For this project, my school, Otis College of Art & Design collaborated with a local initiative, Destination Crenshaw and a local yoga studio, Crenshaw Yoga and Dance. My class and I were tasked with redesigning (1) a yoga studio and (2) a vacant lot on Crenshaw Blvd. We had the opportunity to work with the owner, Ms. Young to further develop it based on her needs and desires.
“Destination Crenshaw is a transformative infrastructure project that has goals to boost the community by the end of 2022 through economic development, job creation, and environmental healing, while elevating Black art and culture. A 1.3-mile stretch of Crenshaw Blvd will be transformed from an area that has long deserved economic investment and strategic urban planning, into a thriving commercial corridor linked by architecturally stunning community spaces and pocket parks, hundreds of newly planted trees, and over 100 commissioned works of art.” -from Destination Crenshaw webpage
My vision for this project is to create a destination that celebrates the beauty of LA’s underserved community through the encouragement of community healing and culture preservation through art and creativity.
In yoga philosophy, the term “Samsara” means the continuous cycle of rebirth. It’s a state where one flows through the many states of life to battle everyday struggles and pain. This concept is a reminder that through enough practice, the ebb and flows of life can be overcome.
For the existing studio, I am creating an intimate yet communal space that will fulfill the physical, mental and spiritual needs of the Crenshaw community. I will do so by designing an inviting façade, increasing its existing circulation while creating multiple interest points throughout the space to enhance user experience.
Teahouse (Previously a vacant lot)
I am converting the empty lot next door into a teahouse that will serve its purpose as a reimagined social gathering space. As a yoga enthusiast myself, I find that sipping on a hot cup of tea is the best way to end a gentle yoga practice. More than that, in ancient Japanese philosophy, the term “wabi” means the value of simplicity.
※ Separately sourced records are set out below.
__device__ __forceinline__ uint32_t mask_chunk(const uint8_t *__restrict__ bytes, uint64_t total_bytes, uint64_t chunk,
                                               const uint8_t *s_slice, uint32_t &part)
{
    const uint4 *q = reinterpret_cast<const uint4 *>(bytes) + chunk;
    const uint4 a = q[0], c = q[1];
    uint32_t w[8] = {a.x, a.y, a.z, a.w, c.x, c.y, c.z, c.w};
    uint32_t m = 0;
    uint32_t any = 0;
#pragma unroll
    for (int k = 1; k <= 4; k++) {
        const uint32_t y = w[k] ^ 0x72F872F8u;
        any |= (y - 0x00010001u) & ~y & 0x80008000u;
    }
    if (__builtin_expect(any != 0, 0)) {
#pragma unroll
        for (int j = 0; j < 8; j++) {
            const int h = j + 2;
            const uint32_t lo = (h & 1) ? (w[h >> 1] >> 16) : (w[h >> 1] & 0xFFFFu);
            const uint32_t hi = ((h + 1) & 1) ? (w[(h + 1) >> 1] >> 16) : (w[(h + 1) >> 1] & 0xFFFFu);
            if (lo == 0x72F8u && hi == 0xBB6Fu) {
                if (sync_frame_at(bytes, chunk * 16 + 2 * j, total_bytes))
                    m |= 1u << j;
            }
        }
    }
    uint32_t c0 = 0;
#pragma unroll
    for (int k = 0; k < 4; k++)
        c0 ^= s_slice[(15 - 4 * k) * 256 + (w[k] & 0xFFu)] ^ s_slice[(14 - 4 * k) * 256 + ((w[k] >> 8) & 0xFFu)] ^
              s_slice[(13 - 4 * k) * 256 + ((w[k] >> 16) & 0xFFu)] ^ s_slice[(12 - 4 * k) * 256 + (w[k] >> 24)];
    uint32_t px = w[0] ^ w[1] ^ w[2] ^ w[3];
    px ^= px >> 16;
    px = (px ^ (px >> 8)) & 0xFFu;
    part = c0 | (px << 8);
    return m;
}

__global__ __launch_bounds__(IDX_THREADS) void k_sync_mask(const uint8_t *__restrict__ bytes,
                                                           uint64_t total_bytes,
                                                           uint8_t *__restrict__ masks,
                                                           uint32_t *__restrict__ tile_count,
// ... 23 lines not shown
        s_cnt[threadIdx.x >> 6] = cnt;
    __syncthreads();
    if (threadIdx.x == 0) {
        uint32_t t = 0;
        for (int i = 0; i < IDX_THREADS / 64; i++)
            t += s_cnt[i];
        tile_count[blockIdx.x] = t;
    }
}

__global__ __launch_bounds__(1024) void k_exscan_u32(const uint32_t *__restrict__ in,
                                                     uint32_t *__restrict__ out, uint32_t n_host,
                                                     const uint32_t *__restrict__ n_ptr,
                                                     uint32_t n_cap)
{
    __shared__ uint32_t s_part[1024];
    uint32_t n = n_ptr ? *n_ptr : n_host;
    if (n > n_cap)
        n = n_cap;
    const uint32_t per = (n + 1023) / 1024;
    const uint32_t lo = threadIdx.x * per;
    const uint32_t hi = lo + per < n ? lo + per : n;
    uint32_t sum = 0;
    for (uint32_t i = lo; i < hi; i++)
        sum += in[i];
    s_part[threadIdx.x] = sum;
    __syncthreads();
    for (int o = 1; o < 1024; o <<= 1) {
        uint32_t v = threadIdx.x >= (uint32_t)o ? s_part[threadIdx.x - o] : 0;
        __syncthreads();
        s_part[threadIdx.x] += v;
        __syncthreads();
    }
    uint32_t run = threadIdx.x ? s_part[threadIdx.x - 1] : 0;
    for (uint32_t i = lo; i < hi; i++) {
        const uint32_t v = in[i];
        out[i] = run;
        run += v;
    }
    if (threadIdx.x == 1023)
        out[n] = s_part[1023];
}

__global__ __launch_bounds__(1024) void k_scan_blocks(const uint32_t *__restrict__ in,
                                                      uint32_t *__restrict__ out,
                                                      uint32_t *__restrict__ block_sum, uint32_t n_host,
                                                      const uint32_t *__restrict__ n_ptr, uint32_t n_cap)
{
    __shared__ uint32_t s_v[1024];
    uint32_t n = n_ptr ? *n_ptr : n_host;
    if (n > n_cap)
        n = n_cap;
    const uint32_t i = blockIdx.x * 1024 + threadIdx.x;
    const uint32_t v = i < n ? in[i] : 0;
    s_v[threadIdx.x] = v;
    __syncthreads();
    for (int o = 1; o < 1024; o <<= 1) {
        const uint32_t t = threadIdx.x >= (uint32_t)o ? s_v[threadIdx.x - o] : 0;
        __syncthreads();
        s_v[threadIdx.x] += t;
        __syncthreads();
    }
    if (i < n)
        out[i] = s_v[threadIdx.x] - v;
    if (threadIdx.x == 1023)
        block_sum[blockIdx.x] = s_v[1023];
}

It’s a state of stillness and insight that comes from the acceptance of reality. This concept allows us to realize that whatever the situation, there is beauty to be found.
The teahouse will encourage human connection and creativity through the simple art of drinking tea. The teahouse will also be a space to host workshops from sound baths and pottery to anything that engages the senses.
Designing a pocket garden was important to me because I truly believe we are the product of our environment. To me, taking care of the community means that even the flora and fauna are taken care of. It’s simply the cycle of life, we cannot expect to heal and thrive if our environment isn’t doing the same.
Way too often we glue our eyes to screens, eventually creating a self and social disconnect. With lush native plants and an outdoor art gallery, this pocket park is difficult to miss. Not only is this garden beautiful to bask in, but most of the plants are California natives. This means that they not only thrive in our environment but they require close to no maintenance! My personal favorite part about this garden is that it is also a food garden for pollinators, so expect to see butterflies and birds! Remember, we feed the pollinators, we save the planet and essentially, we save ourselves.
The murals in this pocket garden are artworks of local artists as part of a contest that was organized by Destination Crenshaw. Each individual artist will be credited here.
#1 “Stronger Together”
Moriah Johnson (@iammoriahj) is one of the third mini mural recipients to showcase his work, displayed on a large-scale art banner along Crenshaw Blvd. His DC mural piece is entitled, ‘Stronger Together’. Moriah is a native of Los Angeles, California. He is an alumnus of Crenshaw High School and has a heart for the community. Moriah dove deep into his creative side during the 2020 quarantine as a means of escape. Through his art, Moriah hopes to provide inspiration and healing to the world.
#2 “The Flower Girl”
Rheo Smith, is one of the first Mini Mural Contest recipients to showcase her work along our Crenshaw Blvd. construction site. Her piece is entitled, “The Flower Girl” and represents the duality of women; and the Merkaba sacred geometry symbolizes well being and enlightenment. Rheo is a graphic designer and painter residing in Southern California, and graduated AI with an AA in graphic communications. Currently, she is working as a freelance artist and building her resume.
While these spaces were designed with the Crenshaw community in mind, it will attract energy beyond this neighborhood by creating a destination for all.